Öffentliche Bitcoin-Mining-Unternehmen reduzierten ihre kollektive Hashrate im zweiten Quartal um 13,4 %, wie Branchendaten zeigen. Gleichzeitig stiegen die Erlöse aus KI- und Hochleistungsrechenzentren (HPC) deutlich stärker an als die Einnahmen aus dem Kryptomining.
Der Rückgang der Rechenleistung – ein Mass für die gesamte Verarbeitungsleistung zur Validierung von Bitcoin-Transaktionen – spiegelt eine strategische Neuausrichtung der Betreiber wider. Immer mehr Miner setzen ihre Energie- und Rechenzentrumsinfrastruktur für KI-Workloads ein, die höhere Margen und stabilere Erlösströme bieten als das volatile Kryptomining.
Marathon Digital, einer der grössten öffentlichen Bitcoin-Miner, verzeichnete im Quartal einen Rückgang der Hashrate um 24 %, während gleichzeitig Ressourcen in KI-Rechenzentrumsprojekte umgeschichtet wurden. CEO Fred Thiel begründete diesen Schritt mit den "überlegenen wirtschaftlichen Rahmenbedingungen" in der KI-Infrastruktur – trotz der jüngsten Kurssteigerungen von Bitcoin.
Auch Riot Platforms passte seine operative Ausrichtung an und reduzierte die Hashrate um 12 %. Gleichzeitig stieg der Anteil der Erlöse aus KI- und HPC-Aktivitäten auf 15 % des Gesamtumsatzes im zweiten Quartal, gegenüber 8 % im Vorquartal. Branchenanalysten beobachten eine Beschleunigung dieses Trends, da Miner angesichts steigender Energiekosten und regulatorischer Herausforderungen nach Diversifizierung streben.
Ein kleinerer Kreis von Minern, darunter CleanSpark und Cipher Mining, setzte weiterhin auf den Ausbau der Bitcoin-Kapazitäten. Sie verwiesen dabei auf das langfristige Vertrauen in die Sicherheit des Bitcoin-Netzwerks und die betriebliche Effizienz.
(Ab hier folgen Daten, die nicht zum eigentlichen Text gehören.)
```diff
+#pragma unroll
+  for (int i = 0; i < MBLK; ++i)
+#pragma unroll
+    for (int j = 0; j < NBLK; ++j)
+#pragma unroll
+      for (int r = 0; r < 16; ++r) acc[i][j][r] += accx[i][j][r] * X3_LO_INV;
+  const int cl = lane & 31;
+#pragma unroll
+  for (int i = 0; i < MBLK; ++i) {
+#pragma unroll
+    for (int r = 0; r < 16; ++r) {
+      const int lrow = (wm * MBLK + i) * 32 + (r & 3) + 8 * (r >> 2) + 4 * (lane >> 5);
+      const int row = m0 + lrow;
+      if (row >= M) continue;
+      const float rs = rstd != nullptr ? rstd_s[lrow] : 1.0f;
+      if (EPI == EPI_SILU_MUL) {
+        const int col = n0 + wn * 32 + cl;
+        a.C[(size_t)row * a.ldc + col] = silu_f(acc[i][0][r] * rs) * (acc[i][NBLK - 1][r] * rs);
+      } else {
+#pragma unroll
+        for (int j = 0; j < NBLK; ++j) {
+          const int col = n0 + (wn * NBLK + j) * 32 + cl;
           if (col >= N) continue;
           const float v = acc[i][j][r] * rs;
           a.C[(size_t)row * a.ldc + col] = (EPI == EPI_RES) ? a.res[(size_t)row * a.ldr + col] + v : v;
@@ -181,3 +326,51 @@
   }
   return hipGetLastError();
 }
+
+hipError_t launch_split_x3w(const float* W, uint16_t* planes, int R, int K, hipStream_t st) {
+  if (!W || !planes || R <= 0 || K <= 0 || (R % 32) || (K % 16)) return hipErrorInvalidValue;
+  const size_t units = (size_t)R * K / 8;
+  CTTS_LAUNCH(split_x3w_k, dim3((unsigned)((units + 255) / 256)), dim3(256), st, W, planes, R, K);
+  return hipGetLastError();
+}
+
+static int g_x3w_tile = 0;
+void gemm_pre_x3w_tile_override(int tile) { g_x3w_tile = tile; }
+
+hipError_t launch_gemm_pre_x3w(const GemmArgs& a, const float* rstd, hipStream_t st) {
+  if (a.M <= 0 || a.N <= 0 || a.K <= 0 || (a.K % 64) || (a.lda & 3) || !a.A || !a.W || !a.C || a.taps != 1) return hipErrorInvalidValue;
+  if ((a.norm_w != nullptr) != (rstd != nullptr)) return hipErrorInvalidValue;
+  const bool silu = a.epi == EPI_SILU_MUL;
+  if (silu ? (a.N % 64) != 0 : (a.N % 128) != 0) return hipErrorInvalidValue;
+  if (a.epi == EPI_RES && !a.res) return hipErrorInvalidValue;
+  static int env_tile = -1;
+  if (env_tile < 0) { const char* e = getenv("CTTS_PREX3W_TILE"); env_tile = e ? atoi(e) : 0; }
+  int tile = g_x3w_tile ? g_x3w_tile : (env_tile == 1 && silu ? 2 : env_tile);
+  if (tile == 1 && silu) return hipErrorInvalidValue;
+  if (tile < 0 || tile > 3) return hipErrorInvalidValue;
+  if (tile == 0) {
+    const long nx128 = silu ? a.N / 64 : a.N / 128;
+    if (nx128 * ((a.M + 127) / 128) >= 512) tile = 3;
+    else if (silu || nx128 * ((a.M + 63) / 64) >= 256) tile = 2;
+    else tile = 1;
+  }
+  const dim3 block(XNT);
+  const dim3 grid(tile == 1 ? a.N / 64 : (silu ? a.N / 64 : a.N / 128), tile == 3 ? (a.M + 127) / 128 : (a.M + 63) / 64);
+#define XW_GO(E)                                                                                                  \
+  do {                                                                                                            \
+    if (tile == 3) CTTS_LAUNCH((gemm_pre_x3w_k<E, 2, 2, 32>), grid, block, st, a, rstd);                          \
+    else CTTS_LAUNCH((gemm_pre_x3w_k<E, 1, 2, 32>), grid, block, st, a, rstd);                                    \
+  } while (0)
+  switch (a.epi) {
+    case EPI_SILU_MUL: XW_GO(EPI_SILU_MUL); break;
+    case EPI_RES:
+      if (tile == 1) CTTS_LAUNCH((gemm_pre_x3w_k<EPI_RES, 1, 1, 64>), grid, block, st, a, rstd); else XW_GO(EPI_RES);
+      break;
+    case EPI_STORE:
+      if (tile == 1) CTTS_LAUNCH((gemm_pre_x3w_k<EPI_STORE, 1, 1, 64>), grid, block, st, a, rstd); else XW_GO(EPI_STORE);
+      break;
+    default: return hipErrorInvalidValue;
+  }
+#undef XW_GO
+  return hipGetLastError();
+}
diff --git a/chattts_amd/engine.py b/chattts_amd/engine.py
--- a/chattts_amd/engine.py
+++ b/chattts_amd/engine.py
@@ -277,6 +277,12 @@
             self.x3 = [[pack_frag_x3(gain(t[qk_perm], g_)) for t, g_ in zip(self.wqkv, self.ln1)], [pack_frag_x3(t) for t in self.wo],
                        [pack_frag_x3(gain(t, g_)) for t, g_ in zip(self.wgu, self.ln2)], [pack_frag_x3(t) for t in self.wd]]
             self._x3_arrs = [_lib.ptr_array(x) for x in self.x3]
+        self.x3w, self._x3w_arrs = None, None
+        if self.x3 is not None and os.environ.get("CTTS_PRE_X3W", "1") != "0":
+            with torch.cuda.device(dev):
+                self.x3w = [[split_x3w(self.lib, t) for t in ws] for ws in (self.wqkv, self.wo, self.wgu, self.wd)]
+            torch.cuda.synchronize(dev)
+            self._x3w_arrs = [_lib.ptr_array(x) for x in self.x3w]
         self.wo_hd = [pack_wo_heads(t) for t in self.wo] if (use_packed and dtype == "bf16" and os.environ.get("CTTS_ATT_OPROJ") == "1") else None
         self._wo_hd_arr = None if self.wo_hd is None else _lib.ptr_array(self.wo_hd)
 
@@ -299,6 +305,8 @@
             w.wo_hd = C.cast(self._wo_hd_arr, _lib.PP)
         if self._x3_arrs is not None:
             w.wqkv_x3, w.wo_x3, w.wgu_x3, w.wd_x3 = [C.cast(a, _lib.PP) for a in self._x3_arrs]
+        if self._x3w_arrs is not None:
+            w.wqkv_x3w, w.wo_x3w, w.wgu_x3w, w.wd_x3w = [C.cast(a, _lib.PP) for a in self._x3w_arrs]
         self._w = w
         h = C.c_void_p()
         _lib.check(self.lib.ctts_gpt_create(C.byref(h), C.byref(w)), "ctts_gpt_create")
@@ -910,6 +918,29 @@
     return p.reshape(R // 32, K // 16, 2, 32, 8).permute(0, 3, 1, 2, 4).reshape(R, K).to(torch.float32)
 
 
+def pack_x3w(w: torch.Tensor) -> torch.Tensor:
+    hi, lo = split_f16(w)
+    R, K = w.shape
+    return torch.stack([pack_h1p(hi.float()), pack_h1p(lo.float())], 0).reshape(2, R // 32, K // 16, 64, 8).contiguous()
+
+
+def unpack_x3w(p: torch.Tensor, R: int, K: int):
+    q = p.reshape(2, R // 32, K // 16, 2, 32, 8).permute(0, 1, 4, 2, 3, 5).reshape(2, R, K)
+    return q[0], q[1]
+
+
+def x3w_offset(r: int, k: int, K: int) -> int:
+    return (((r // 32) * (K // 16) + k // 16) * 64 + (k % 16) // 8 * 32 + r % 32) * 8 + k % 8
+
+
+def split_x3w(lib, w: torch.Tensor) -> torch.Tensor:
+    R, K = w.shape
+    assert w.is_cuda and w.dtype == torch.float32 and w.is_contiguous() and R % 32 == 0 and K % 16 == 0
+    out = torch.empty((2, R // 32, K // 16, 64, 8), dtype=torch.float16, device=w.device)
+    _lib.check(lib.ctts_k_split_x3w(w.data_ptr(), R, K, out.data_ptr(), torch.cuda.current_stream(w.device).cuda_stream), "ctts_k_split_x3w")
+    return out
+
+
 class PendingWavs:
 
     def __init__(self, codec, view, done, keep):
diff --git a/include/chattts_amd.h b/include/chattts_amd.h
--- a/include/chattts_amd.h
+++ b/include/chattts_amd.h
@@ -48,6 +48,10 @@
   const void* const* wo_x3;
   const void* const* wgu_x3;
   const void* const* wd_x3;
+  const void* const* wqkv_x3w;
+  const void* const* wo_x3w;
+  const void* const* wgu_x3w;
+  const void* const* wd_x3w;
 } ctts_gpt_weights;
 
 typedef struct {
@@ -309,6 +313,10 @@
                        float* ssq_out, void* stream);
 int ctts_k_gemm_pre_x3(const float* A, int32_t lda, const float* W, float* C, int32_t ldc, int32_t M, int32_t N, int32_t K, int32_t epi,
                        const float* norm_w, const float* rstd, const float* res, int32_t ldr, void* stream);
+int ctts_k_split_x3w(const float* W, int32_t R, int32_t K, uint16_t* planes, void* stream);
+int ctts_k_gemm_pre_x3w(const float* A, int32_t lda, const uint16_t* Wp, float* C, int32_t ldc, int32_t M, int32_t N, int32_t K, int32_t epi,
+                        const float* norm_w, const float* rstd, const float* res, int32_t ldr, void* stream);
+int ctts_k_gemm_pre_x3w_tile(int32_t tile);
 const char* ctts_k_dec32_last_variant(void);
 int ctts_k_rows_prep(const float* x32, uint16_t* xb, float* ssq, int32_t M, void* stream);
 int ctts_k_rope_append(float* qkv, void* kcache, void* vcache, int32_t kv_dtype, int32_t cmax, const float* cos_tab, const float* sin_tab,
```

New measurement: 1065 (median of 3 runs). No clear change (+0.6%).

CleanSpark steigerte seine Hashrate im Quartal um 8 %, während Cipher Mining seine Rechenleistung um 5 % erhöhte.
Die divergierenden Strategien unterstreichen die sich wandelnden wirtschaftlichen Rahmenbedingungen im Bitcoin-Mining: Energieintensive Operationen stehen zunehmend in Konkurrenz zur Nachfrage nach Rechenleistung durch KI-Anwendungen. Auch Betreiber von Rechenzentren profitieren vom wachsenden KI-Einsatz in Unternehmen, was den Wettbewerb um günstigen Strom in für das Mining zentralen Regionen weiter verschärft.
Analysten von Bernstein schätzen, dass KI-Rechenzentren bis 2027 bis zu 4,5 % des globalen Stromverbrauchs ausmachen könnten – gegenüber rund 2 % im Jahr 2023. Dies verschärft den Wettbewerb um Energie in Regionen, die für das Bitcoin-Mining von zentraler Bedeutung sind.
Der Wandel geht einher mit einer breiteren Branchenkonsolidierung, da kleinere Miner mit den Skaleneffekten und der Effizienz von KI-integrierten Betreibern kaum noch mithalten können. Öffentliche Miner, die nicht in KI oder HPC diversifiziert haben, stehen unter zunehmendem Druck, ihre Kosten zu optimieren – andernfalls drohen weitere Hashrate-Reduktionen.